Education and war years

He returned to the United States when he was seven years old, locating at New Haven, Connecticut and attended the local school. In 1861, when he was 17, he enlisted in the Union Army as a private in Company G, 7th Regiment Connecticut Volunteer Infantry. He rose to the rank of captain and served as hospital steward and then surgeon. After the war, he entered Yale School of Medicine graduating in 1867.

Marriage and family

Minor married Sarah Montgomery on August 20, 1872, in Oregon. Sarah (born May 21, 1840, in Pennsylvania; died June 11, 1931, in Seattle) was the daughter of William Montgomery and Eliza Moorhead. Thomas and Sarah were the parents of two daughters:

  • Elizabeth Montgomery Minor, born on May 14, 1874, in Port Townsend, Washington; died November 24, 1958, in Seattle. She married on January 2, 1900, at Seattle's Trinity Episcopal Parish Church, Bernard Pelly, who was born on June 5, 1860, at Little Hallingbury, England, to Justinian Pelly and Fanny Ingleby. The great-nephew of Sir John Pelly, 1st Baronet, Pelly was the British vice-consul (later consul) to Seattle. He died on August 10, 1938, in Seattle.
  • Judith Strong Minor (born December 2, 1876, Port Townsend; died July 19, 1959, Philadelphia). On April 15, 1909, in Seattle, she married Lyman Roswell Colt (born January 5, 1868, at Orange, New Jersey; died January 9, 1927, at Winter Haven, Florida). Colt was the son of Mary Beekman Borrows and Morgan Gibbs Colt, who was the son of New Jersey businessman Roswell L. Colt (1779–1856) and first cousin of gunmaker Samuel Colt (1814–1862). Lyman Colt had lived in Alaska and the Yukon and was one of Jack London's acquaintances in Dawson City during the Klondike Gold Rush. He later raised cattle at his small ranch at Chelan in Washington state.
  • Politics

    In 1868, Minor moved from Nebraska to Port Townsend, where he was an owner and partner in the Marine Hospital. In 1880, he was elected mayor of Port Townsend; he was reelected the following year.
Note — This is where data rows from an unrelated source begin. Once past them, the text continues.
+template <int SP>
+int dispatch_pair_shape(int K, int N2, const float *x, const u32x4 *w3, const float *b3, const float *res, float *y, const u32x4 *w1,
+                        const float *b1, float *h, int M, int N, hipStream_t s)
+{
+    if (K == 64 && N2 == 64) return dispatch_pair<SP, 64, 64>(x, w3, b3, res, y, w1, b1, h, M, N, s);
+    if (K == 64 && N2 == 128) return dispatch_pair<SP, 64, 128>(x, w3, b3, res, y, w1, b1, h, M, N, s);
+    if (K == 128 && N2 == 128) return dispatch_pair<SP, 128, 128>(x, w3, b3, res, y, w1, b1, h, M, N, s);
+    if (K == 128 && N2 == 256) return dispatch_pair<SP, 128, 256>(x, w3, b3, res, y, w1, b1, h, M, N, s);
+    if (K == 256 && N2 == 256) return dispatch_pair<SP, 256, 256>(x, w3, b3, res, y, w1, b1, h, M, N, s);
+    return TF_MSDA_ERR_BAD_DIMS;
+}
+
+#endif
diff --git a/trackformer_amd/csrc/ffn_fused.hip b/trackformer_amd/csrc/ffn_fused.hip
--- a/trackformer_amd/csrc/ffn_fused.hip
+++ b/trackformer_amd/csrc/ffn_fused.hip
@@ -699,6 +699,28 @@
     return hipLaunchKernel(fn, dim3((unsigned)blocks), dim3(256), argv, lds, s) == hipSuccess ? TF_MSDA_OK : TF_MSDA_ERR_LAUNCH;
 }
 
+#include "conv1x1_pair.h"
+
+}
+
+extern "C" int tf_conv1x1_pair_f32(const float *x, const void *w3_packed, const float *bias3, const float *residual, float *y,
+                                   const void *w1_packed, const float *bias1, float *h, int64_t M, int K, int N, int N2, int terms,
+                                   void *stream)
+{
+    if (!x || !w3_packed || !residual || !y || !w1_packed || !h) return TF_MSDA_ERR_NULL_POINTER;
+    const int sp = split_scheme(terms);
+    if (M <= 0 || K <= 0 || N <= 0 || N2 <= 0 || sp == 0) return TF_MSDA_ERR_BAD_DIMS;
+    if ((K % 32) != 0 || (N % 128) != 0 || N > kPairMaxN || (N2 % 32) != 0) return TF_MSDA_ERR_BAD_DIMS;
+    const int64_t widest = N > K ? (N > N2 ? N : N2) : (K > N2 ? K : N2);
+    if ((M + 64) * widest * 4 >= 0xC0000000LL) return TF_MSDA_ERR_BAD_DIMS;
+    uintptr_t al = reinterpret_cast<uintptr_t>(x) | reinterpret_cast<uintptr_t>(w3_packed) | reinterpret_cast<uintptr_t>(bias3) |
+                   reinterpret_cast<uintptr_t>(residual) | reinterpret_cast<uintptr_t>(y) | reinterpret_cast<uintptr_t>(w1_packed) |
+                   reinterpret_cast<uintptr_t>(bias1) | reinterpret_cast<uintptr_t>(h);
+    if (al & 15) return TF_MSDA_ERR_BAD_DIMS;
+    const u32x4 *w3 = static_cast<const u32x4 *>(w3_packed), *w1 = static_cast<const u32x4 *>(w1_packed);
+    hipStream_t s = static_cast<hipStream_t>(stream);
+    return sp == 3 ? dispatch_pair_shape<3>(K, N2, x, w3, bias3, residual, y, w1, bias1, h, (int)M, N, s)
+                   : dispatch_pair_shape<16>(K, N2, x, w3, bias3, residual, y, w1, bias1, h, (int)M, N, s);
 }
 
 extern "C" int tf_linear_groups_f32(const float *x, const float *x2, const tf_proj_group *groups, int ngroups, int64_t M, int K, int terms,
diff --git a/trackformer_amd/csrc/host_dispatch.h b/trackformer_amd/csrc/host_dispatch.h
--- a/trackformer_amd/csrc/host_dispatch.h
+++ b/trackformer_amd/csrc/host_dispatch.h
@@ -71,7 +71,7 @@
 }
 
 enum DenseKnob { kKnobFfnTi, kKnobFfnTailSplit, kKnobLinlnTi, kKnobGroupsTi, kKnobLinearStreamTi, kKnobConvHalo, kKnobLinearDma,
-                 kKnobMhaMfma, kKnobWgradMsplit, kKnobCount };
+                 kKnobMhaMfma, kKnobWgradMsplit, kKnobPairTi, kKnobCount };
 int dense_knob(DenseKnob k);
 int dense_knob_set(const char *name, int v, int unknown);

    In 1883, he moved to Seattle and joined the Chamber of Commerce. On July 11, 1887 he was elected mayor of Seattle by a substantial majority.

    He was active in the territorial and national Republican Party.

    Death

    He died, along with his friend George Morris Haller, and Haller’s brother-in-law Lewis Cox, on or about December 2, 1889, apparently when their canoe overturned in Saratoga Passage near Camano Island. Minor's body was never recovered. The city of Seattle held a memorial service and a procession on Sunday, December 15, 1899.

    Descendants

  • Thomas Pelly Republican politician for many years United States Congressman.
  • Charles Moriarty, Jr. (1928–1999), Washington State Representative 1957–1959, Washington State Senator 1959–1966. Son of Charles P. Moriarty, U.S. Attorney in Washington 1953–1961. They are members of the Moriartys and Pellys political families in the United States.
  • Honors

    The names of Seattle’s Minor Avenue and T. T. Minor Elementary School both honor Thomas Minor.